[Opening DATA FOR PROCESSING section]
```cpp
template <int NT>
__global__ __launch_bounds__(256) void tallk_kernel(const TallKParams p) {
    constexpr int KP = 4 / NT;
    const int lane = threadIdx.x & 63, wave = threadIdx.x >> 6, lrow = lane & 31, lgrp = lane >> 5;
    const int nt = wave % NT, kp = wave / NT;
    const int m0 = blockIdx.x * 32, slab = blockIdx.y * KP + kp;
    const int k0 = slab * p.len;
    const __amdgpu_buffer_rsrc_t rsA = __builtin_amdgcn_make_buffer_rsrc((void*)p.a, 0, (int)p.a_bytes, 0x00020000);
    const __amdgpu_buffer_rsrc_t rsW = __builtin_amdgcn_make_buffer_rsrc((void*)p.wt, 0, (int)p.w_bytes, 0x00020000);
    const unsigned arow = (unsigned)min(m0 + lrow, p.M - 1) * (unsigned)p.K, wrow = (unsigned)(nt * 32 + lrow) * (unsigned)p.K;
    f32x16 acc;
#pragma unroll
    for (int r = 0; r < 16; ++r) acc[r] = 0.f;
    constexpr int U = 6;
    const int steps = p.len >> 4;
    for (int s0 = 0; s0 < steps; s0 += U) {
        u16x8 fa[U], fb[U];
#pragma unroll
        for (int u = 0; u < U; ++u) {
            const unsigned k = (unsigned)(k0 + (s0 + u) * 16 + lgrp * 8);
            const bool on = s0 + u < steps;
            fa[u] = __builtin_bit_cast(u16x8, __builtin_amdgcn_raw_buffer_load_b128(rsA, on ? (int)((arow + k) * 2u) : (int)0x40000000, 0, 0));
            fb[u] = __builtin_bit_cast(u16x8, __builtin_amdgcn_raw_buffer_load_b128(rsW, on ? (int)((wrow + k) * 2u) : (int)0x40000000, 0, 0));
        }
#pragma unroll
        for (int u = 0; u < U; ++u) acc = __builtin_amdgcn_mfma_f32_32x32x16_bf16(__builtin_bit_cast(bf16x8, fa[u]), __builtin_bit_cast(bf16x8, fb[u]), acc, 0, 0, 0);
    }
    float* const o = p.out + ((long long)slab * p.M) * p.N + nt * 32 + lrow;
#pragma unroll
    for (int r = 0; r < 16; ++r) {
        const int m = m0 + (r & 3) + 8 * (r >> 2) + 4 * lgrp;
        if (m < p.M) o[(long long)m * p.N] = acc[r];
    }
}

}
```

Baseline: 637,900 frames/s.

## Add round-based tall-K GEMM kernel with deeper load batches and per-slab blocks

Adds a tall-K split-GEMM kernel that issues a whole round of buffer loads (24 steps for N=128, 6 for narrower N) ahead of a sched_barrier, then runs the MFMAs. The aim is more memory-level parallelism per wave. Each block now covers exactly one K slab with NT waves, so the grid grows for N=32/64 instead of packing several K slabs into one 256-thread block. The 24-deep load round raises VGPR pressure and may reduce occupancy.

```diff
diff --git a/carla-ppo_amd/csrc/conv_ops.hip b/carla-ppo_amd/csrc/conv_ops.hip
--- a/carla-ppo_amd/csrc/conv_ops.hip
+++ b/carla-ppo_amd/csrc/conv_ops.hip
@@ -1037,8 +1037,15 @@
     if (dtype == MI_BF16 && w_layout == 1 && nsplit > 1 && out_f32 && !bias && !relu && !mask && knob(K_TALLK) && (N == 32 || N == 64 || N == 128) &&
         K % (nsplit * 16) == 0 && ((((uintptr_t)a) | ((uintptr_t)w)) & 15) == 0 && (long long)M * K * 2 < (1ll << 30) && (long long)N * K * 2 < (1ll << 30)) {
         const int nt = N / 32, kp = 4 / nt;
+        TallKParams q = {a, w, (float*)out, M, N, K, K / nsplit, (unsigned)((long long)M * K * 2), (unsigned)((long long)N * K * 2)};
+        if (TALLK_ROUNDS) {
+            const dim3 g((M + 31) / 32, nsplit);
+            if (nt == 4) MI_LAUNCH((tallk_round_kernel<4, TALLK_ROUND>), g, dim3(256), 0, (hipStream_t)stream, q);
+            else if (nt == 2) MI_LAUNCH((tallk_round_kernel<2, TALLK_ROUND_SHARED>), g, dim3(128), 0, (hipStream_t)stream, q);
+            else MI_LAUNCH((tallk_round_kernel<1, TALLK_ROUND_SHARED>), g, dim3(64), 0, (hipStream_t)stream, q);
+            return mi_check_launch("tallk_round_kernel");
+        }
         if (nsplit % kp == 0) {
-            TallKParams q = {a, w, (float*)out, M, N, K, K / nsplit, (unsigned)((long long)M * K * 2), (unsigned)((long long)N * K * 2)};
             const dim3 g((M + 31) / 32, nsplit / kp);
             if (nt == 4) MI_LAUNCH(tallk_kernel<4>, g, dim3(256), 0, (hipStream_t)stream, q);
             else if (nt == 2) MI_LAUNCH(tallk_kernel<2>, g, dim3(256), 0, (hipStream_t)stream, q);
diff --git a/carla-ppo_amd/csrc/tallk_tile.hpp b/carla-ppo_amd/csrc/tallk_tile.hpp
--- a/carla-ppo_amd/csrc/tallk_tile.hpp
+++ b/carla-ppo_amd/csrc/tallk_tile.hpp
@@ -44,4 +44,50 @@
     }
 }
 
+constexpr bool TALLK_ROUNDS = true;
+constexpr int TALLK_ROUND = 24;
+constexpr int TALLK_ROUND_SHARED = 6;
+
+template <int R, bool FULL>
+__device__ __forceinline__ void tallk_round(const __amdgpu_buffer_rsrc_t rsA, const __amdgpu_buffer_rsrc_t rsW, const unsigned va, const unsigned vw, const int left, f32x16& acc) {
+    constexpr int G = 6;
+    static_assert(R % G == 0, "a round is whole groups");
+    u16x8 fa[R], fb[R];
+#pragma unroll
+    for (int u = 0; u < R; ++u) {
+        const bool on = FULL || u < left;
+        fa[u] = __builtin_bit_cast(u16x8, __builtin_amdgcn_raw_buffer_load_b128(rsA, (int)((on ? va : 0x40000000u) + (unsigned)u * 32u), 0, 0));
+        fb[u] = __builtin_bit_cast(u16x8, __builtin_amdgcn_raw_buffer_load_b128(rsW, (int)((on ? vw : 0x40000000u) + (unsigned)u * 32u), 0, 0));
+    }
+    __builtin_amdgcn_sched_barrier(0);
+#pragma unroll
+    for (int g = 0; g < R; g += G) {
+        if (!FULL && g >= left) break;
+#pragma unroll
+        for (int u = g; u < g + G; ++u) acc = __builtin_amdgcn_mfma_f32_32x32x16_bf16(__builtin_bit_cast(bf16x8, fa[u]), __builtin_bit_cast(bf16x8, fb[u]), acc, 0, 0, 0);
+    }
 }
+
+template <int NT, int R>
+__global__ __launch_bounds__(NT * 64) void tallk_round_kernel(const TallKParams p) {
+    const int lane = threadIdx.x & 63, nt = threadIdx.x >> 6, lrow = lane & 31, lgrp = lane >> 5;
+    const int row0 = blockIdx.x * 32, slab = blockIdx.y;
+    const __amdgpu_buffer_rsrc_t rsA = __builtin_amdgcn_make_buffer_rsrc((void*)p.a, 0, (int)p.a_bytes, 0x00020000);
+    const __amdgpu_buffer_rsrc_t rsW = __builtin_amdgcn_make_buffer_rsrc((void*)p.wt, 0, (int)p.w_bytes, 0x00020000);
+    const unsigned k = (unsigned)(slab * p.len + lgrp * 8);
+    unsigned va = ((unsigned)min(row0 + lrow, p.M - 1) * (unsigned)p.K + k) * 2u, vw = ((unsigned)(nt * 32 + lrow) * (unsigned)p.K + k) * 2u;
+    f32x16 acc;
+#pragma unroll
+    for (int r = 0; r < 16; ++r) acc[r] = 0.f;
+    int left = p.len >> 4;
+    for (; left >= R; left -= R, va += R * 32, vw += R * 32) tallk_round<R, true>(rsA, rsW, va, vw, left, acc);
+    if (left > 0) tallk_round<R, false>(rsA, rsW, va, vw, left, acc);
+    float* const o = p.out + ((long long)slab * p.M) * p.N + nt * 32 + lrow;
+#pragma unroll
+    for (int r = 0; r < 16; ++r) {
+        const int m = row0 + (r & 3) + 8 * (r >> 2) + 4 * lgrp;
+        if (m < p.M) o[(long long)m * p.N] = acc[r];
+    }
+}
+
+}
```

Result: no change. 639,200 frames/s (median of 5 runs) (+0.2%).
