int fluid_create(const fluid_params_t* p, fluid_sim_t** out)
{
    if (!p || !out) return fail(FLUID_ERR_ARG, "null argument");
    Grid g;
    g.N = p->n;
    g.lo = -(p->n / 2);
    g.hi = g.lo + p->n - 1;
    g.nx = g.ny = g.nz = p->n;
// ... 23 lines not shown
    s->prm = *p;
    s->g = g;
    s->ncell = g.cells();
    s->dt = p->max_dt;
    s->mg_fp32 = p->mg_precision == FLUID_MG_FP32;
    s->warm = p->solve_start == FLUID_START_WARM;
    if (const char* e = getenv("FLUID_MG_CSWEEPS")) s->mg_csweeps = atoi(e);
    if (const char* e = getenv("FLUID_TILE_LISTS")) s->lists_force = atoi(e) != 0;
    if (const char* e = getenv("FLUID_P2G_FORM")) s->p2g_force = !strcmp(e, "rows") ? 1 : (!strcmp(e, "tiles") ? 2 : (!strcmp(e, "crowd") ? 3 : 0));
    if (const char* e = getenv("FLUID_MG_GALERKIN")) s->gal_mode = atoi(e);
    if (const char* e = getenv("FLUID_DROPLETS")) s->drops_on = atoi(e) != 0;
    if (const char* e = getenv("FLUID_ROW_SWEEPS")) s->row_sweeps = atoi(e) != 0;
    if (const char* e = getenv("FLUID_DROPLETS_MIN")) s->drop_min = atoi(e);
    if (const char* e = getenv("FLUID_ADVECT_BIN")) s->advect_bin = atoi(e) != 0;
    if (const char* e = getenv("FLUID_SOLVE_TAIL")) s->solve_tail = atoi(e) != 0;
    *out = nullptr;
    auto bail = [&](int rc) { fluid_destroy(s); return rc; };
#define A(expr) do { hipError_t e_ = (expr); if (e_ != hipSuccess) return bail(fail(FLUID_ERR_HIP, std::string(#expr) + ": " + hipGetErrorString(e_))); } while (0)
    A(hipStreamCreateWithFlags(&s->st, hipStreamNonBlocking));
    const size_t n = s->ncell;
    A(dalloc(&s->solid, n)); A(dalloc(&s->flags, n));
    A(dalloc(&s->container, n)); A(dalloc(&s->rhs, n)); A(dalloc(&s->diver, n)); A(dalloc(&s->diver2, n));
    A(dalloc(&s->u, n)); A(dalloc(&s->v, n)); A(dalloc(&s->w, n));
    A(dalloc(&s->ub, n)); A(dalloc(&s->vb, n)); A(dalloc(&s->wb, n));
    A(dalloc(&s->dcx, n)); A(dalloc(&s->dcy, n)); A(dalloc(&s->dcz, n));
    A(dalloc(&s->pressure, n));
    if (s->warm) {
        A(dalloc(&s->p_guess, n)); A(dalloc(&s->p_guess2, n));
        if (hipMemset(s->p_guess, 0, n * sizeof(double)) != hipSuccess || hipMemset(s->p_guess2, 0, n * sizeof(double)) != hipSuccess) return bail(FLUID_ERR_HIP);
        if (const char* e = getenv("FLUID_EXTRAPOLATE")) s->extrapolate = atoi(e) != 0;
// ... 8 lines not shown
    A(dalloc((char**)&s->R, ln * se)); A(dalloc((char**)&s->S[0], 2 * ln * se + 256));
    s->S[1] = (char*)s->S[0] + ln * se;
    A(dalloc((char**)&s->Q, ln * se)); A(dalloc((char**)&s->X, ln * se)); A(dalloc(&s->cntL, ln + 64));
    A(dalloc(&s->mg_part, ln / 256 + 64));
    A(dalloc(&s->part_bb, (size_t)MAX_PARTIALS)); A(dalloc(&s->part_rr, (size_t)MAX_PARTIALS));
    A(dalloc(&s->part_rz[0], (size_t)MAX_PARTIALS)); A(dalloc(&s->part_rz[1], (size_t)MAX_PARTIALS));
    A(dalloc(&s->part_pq, (size_t)MAX_PARTIALS)); A(dalloc(&s->part_err, (size_t)2 * MAX_PARTIALS));
    static_assert(sizeof(StepState) <= STATE_PS_OFF, "PcgState overlaps StepState");
    A(dalloc((char**)&s->ss, STATE_PS_OFF + sizeof(PcgState)));
    s->ps = (PcgState*)((char*)s->ss + STATE_PS_OFF);
    A(dalloc(&s->cell_count, n + 4)); A(dalloc(&s->cell_start, n + 4));
    A(dalloc(&s->d_small, (size_t)32));
    A(hipHostMalloc((void**)&s->h_small, 32 * sizeof(int)));
    A(hipEventCreateWithFlags(&s->ev_poll[0], hipEventDisableTiming));
    A(hipEventCreateWithFlags(&s->ev_poll[1], hipEventDisableTiming));
    A(hipHostMalloc((void**)&s->h_ss, STATE_PS_OFF + 2 * sizeof(PcgState)));
    s->h_ps = (PcgState*)((char*)s->h_ss + STATE_PS_OFF);
#undef A
    std::vector<uint8_t> sol(n, 0);
    const int N = p->n;
    for (int x = 0; x < g.nx; ++x)
        for (int y = 0; y < g.ny; ++y)
            for (int z = 0; z < g.nz; ++z) {
                const int X = x + g.ox, Y = y + g.oy, Z = z + g.oz;
                if (X < 2 || X > N - 3 || Y < 2 || Y > N - 3 || Z < 2 || Z > N - 3) sol[g.idx(x, y, z)] = 1;
            }
    hipError_t e = hipMemcpy(s->solid, sol.data(), n, hipMemcpyHostToDevice);
    if (e == hipSuccess) e = hipMemcpy(s->flags, sol.data(), n, hipMemcpyHostToDevice);
    if (e == hipSuccess) e = hipDeviceSynchronize();
    if (e != hipSuccess) return bail(fail(FLUID_ERR_HIP, std::string("solid upload: ") + hipGetErrorString(e)));
// ... 24 lines not shown
    HIPCHK(hipStreamSynchronize(s->st));
    HIPCHK(hipMemcpy(s->solid, sol.data(), s->ncell, hipMemcpyHostToDevice));
    HIPCHK(hipMemcpy(s->flags, sol.data(), s->ncell, hipMemcpyHostToDevice));
    s->have_p2g = s->have_flags = false;
    s->flags_valid = false;
    s->have_guess = false;
    return FLUID_OK;
}

int fluid_upload_particles(fluid_sim_t* s, int64_t n, const double* pos, const double* vel)
{
    if (!s || n < 0 || (n > 0 && !pos)) return fail(FLUID_ERR_ARG, "bad particle arguments");
    if (s->dist) return fail(FLUID_ERR_STATE, "decomposed run: use fluid_upload_particles_ids (global ids must be unique across ranks)");
    if (n > 0x7fffffffL) return fail(FLUID_ERR_ARG, "too many particles");
    HIPCHK(hipSetDevice(s->prm.device));
    int rc = alloc_particles(s, (long)n);
    if (rc) return rc;
    s->np = (long)n;
    s->p_off = 0;
    if (n > 0) {
        HIPCHK(hipMemcpyAsync(s->stage_pos, pos, 3 * n * sizeof(double), hipMemcpyHostToDevice, s->st));
        if (vel) HIPCHK(hipMemcpyAsync(s->stage_vel, vel, 3 * n * sizeof(double), hipMemcpyHostToDevice, s->st));
        launch_unpack_particles(s->st, s->np, s->stage_pos, vel ? s->stage_vel : nullptr, s->pa);
        HIPCHK(hipGetLastError());
        HIPCHK(hipStreamSynchronize(s->st));
    }
    s->sorted = s->have_p2g = s->have_flags = false;
    s->have_guess = false;
    s->sort_hint = false;
    s->binned = false;
    s->vel_ok = false;
    return FLUID_OK;
}

int fluid_download_particles(fluid_sim_t* s, double* pos, double* vel)
{
    if (!s || !pos || !vel) return fail(FLUID_ERR_ARG, "null argument");
    if (s->dist) return fail(FLUID_ERR_STATE, "decomposed run: use fluid_download_particles_ids");
    if (s->np == 0) return FLUID_OK;
    HIPCHK(hipSetDevice(s->prm.device));
    launch_pack_particles(s->st, s->np, s->pa.shifted(s->p_off), s->stage_pos, s->stage_vel);
    HIPCHK(hipGetLastError());
    HIPCHK(hipMemcpyAsync(pos, s->stage_pos, 3 * s->np * sizeof(double), hipMemcpyDeviceToHost, s->st));
    HIPCHK(hipMemcpyAsync(vel, s->stage_vel, 3 * s->np * sizeof(double), hipMemcpyDeviceToHost, s->st));
    HIPCHK(hipStreamSynchronize(s->st));
    return FLUID_OK;
}

int64_t fluid_num_particles(fluid_sim_t* s) { return s ? s->np : -1; }
int fluid_set_dt(fluid_sim_t* s, double dt)
{
    if (!s || !(dt > 0)) return fail(FLUID_ERR_ARG, "dt must be > 0");
    s->dt = dt;
    return FLUID_OK;
}
int fluid_get_dt(fluid_sim_t* s, double* dt)
// ... 31 lines not shown
                        cnt++;
                    }
                }
    return cnt;
}

}

int fl::read_ss(fluid_sim* s)
{
    HIPCHK(hipMemcpyAsync(s->h_ss, s->ss, sizeof(StepState), hipMemcpyDeviceToHost, s->st));
    HIPCHK(hipStreamSynchronize(s->st));
    return FLUID_OK;
}

int fl::clear_dirty(fluid_sim* s)
{
    if (box_empty(s->dirty)) return FLUID_OK;
    const ZeroList z = {{s->container, s->rhs, s->diver, s->diver2}, {s->u, s->v, s->w, s->ub, s->vb, s->wb, s->pressure}};
    launch_zero_fields(s->st, z, s->g, s->dirty, !s->dist && s->row_sweeps);
    HIPCHK(hipGetLastError());
    s->dirty = Box{0, 0, 0, -1, -1, -1};
    return FLUID_OK;
}

int fl::sort_pass(fluid_sim* s, int ax0, int ax1, int* h_tail)
{
    const Grid g = s->g;
    const long ncell = (long)s->ncell, n2 = g.sx();
    const long c0 = (long)ax0 * n2, c1 = (long)(ax1 + 1) * n2;
    launch_zero_step_state(s->st, s->ss, g.N);
    HIPCHK(hipMemsetAsync(s->cell_count + c0, 0, (c1 - c0) * sizeof(int), s->st));
    HIPCHK(hipMemsetAsync(s->cell_count + ncell, 0, 4 * sizeof(int), s->st));
    launch_bin_count(s->st, g, s->np, s->pa.shifted(s->p_off), s->key, s->slot, s->cell_count, s->ipart, s->ss);
    launch_exclusive_scan(s->st, s->cell_count + c0, s->cell_start + c0, c1 - c0, s->scan_sums, s->cell_start + c1);
    launch_sort_tail(s->st, s->cell_count, s->cell_start, c1, ncell);
    launch_bin_scatter(s->st, s->np, s->key, s->slot, s->cell_start, s->pa.shifted(s->p_off).pid, s->order, s->spid);
    launch_bin_rank(s->st, s->np, 0, s->key, s->cell_start, s->order, s->spid, s->order2);
    HIPCHK(hipGetLastError());
    if (h_tail) HIPCHK(hipMemcpyAsync(h_tail, s->cell_start + ncell, 3 * sizeof(int), hipMemcpyDeviceToHost, s->st));
    return read_ss(s);
}

static int sort_binned(fluid_sim* s)
{
    const Grid g = s->g;
    const long ncell = (long)s->ncell, n2 = g.sx();
    const long c0 = (long)s->bin_x0 * n2, c1 = (long)(s->bin_x1 + 1) * n2;
    launch_zero_step_state(s->st, s->ss, g.N);
    launch_exclusive_scan(s->st, s->cell_count + c0, s->cell_start + c0, c1 - c0, s->scan_sums, s->cell_start + c1);
    launch_sort_tail(s->st, s->cell_count, s->cell_start, c1, ncell);
    launch_bin_scatter(s->st, s->np, s->key, s->slot, s->cell_start, s->pa.shifted(s->p_off).pid, s->order, s->spid);
    launch_bin_rank(s->st, s->np, 0, s->key, s->cell_start, s->order, s->spid, s->order2);
    HIPCHK(hipGetLastError());
    StepState& h = *s->h_ss;
    for (int a = 0; a < 3; ++a) h.bbox_min[a] = s->bin_min[a], h.bbox_max[a] = s->bin_max[a];
    h.n_out = s->bin_n_out;
    h.max_cell = s->bin_max_cell;
    return FLUID_OK;
}

static int phase_sort(fluid_sim* s)
{
    const Grid g = s->g;
    int tok = prof_begin(s, FLUID_PROF_SORT, (double)s->np);
    int ax0 = 0, ax1 = g.nx - 1;
    const bool guess = s->sort_hint && !box_empty(s->Pb);
    if (guess) {
        ax0 = std::max(0, s->Pb.x0 - 3);
        ax1 = std::min(g.nx - 1, s->Pb.x1 + 3);
    }
    const bool binned = s->binned && guess && ax0 == s->bin_x0 && ax1 == s->bin_x1 && s->np > 0;
    s->binned = false;
    const auto missed = [&](const int* bmin, const int* bmax) {
        return guess && bmax[0] >= 0 && (bmin[0] < std::min(ax0 + 2, s->Pb.x0) || bmax[0] > std::max(ax1 - 2, s->Pb.x1));
    };
    int rc;
    if (binned && !missed(s->bin_min, s->bin_max)) {
        if ((rc = sort_binned(s))) return rc;
    } else {
        rc = binned ? FLUID_OK : sort_pass(s, ax0, ax1);
        if (rc) return rc;
        if (binned || missed(s->h_ss->bbox_min, s->h_ss->bbox_max)) {
            if ((rc = sort_pass(s, 0, g.nx - 1))) return rc;
        }
    }
    s->sort_hint = true;
    s->n_out = s->h_ss->n_out;
    s->max_cell = s->h_ss->max_cell;
    const StepState& h = *s->h_ss;
    if (h.bbox_max[0] < 0) {
        s->Pb = Box{0, 0, 0, -1, -1, -1};
    } else {
        s->Pb = Box{h.bbox_min[0], h.bbox_min[1], h.bbox_min[2], h.bbox_max[0], h.bbox_max[1], h.bbox_max[2]};
    }
    if (!box_empty(s->Pb)) {
        s->Rb = clip_dilate(s->Pb, 1, g);
        s->Sb = clip_dilate(s->Pb, 2, g);
    } else {
        s->Rb = s->Sb = s->Pb;
    }
    launch_reorder(s->st, s->np, s->order2, s->pa.shifted(s->p_off), s->pb, s->pw, s->cap);
    HIPCHK(hipGetLastError());
    std::swap(s->pa, s->pb);
    s->p_off = 0;
    prof_end(s, FLUID_PROF_SORT, tok);
    s->sorted = true;
    return FLUID_OK;
}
[Closing DATA FOR PROCESSING section]
AIM OF THE TASK: The answer is the run of lines above from the line containing "int fluid_get_dt(fluid_sim_t* s, double* dt)" through the line containing "sizeof(StepState), hipMemcpyDeviceToHost, s->st));", copied exactly and alone.

ANSWER AREA:
int fluid_get_dt(fluid_sim_t* s, double* dt)
// ... 31 lines not shown
                        cnt++;
                    }
                }
    return cnt;
}

}

int fl::read_ss(fluid_sim* s)
{
    HIPCHK(hipMemcpyAsync(s->h_ss, s->ss, sizeof(StepState), hipMemcpyDeviceToHost, s->st));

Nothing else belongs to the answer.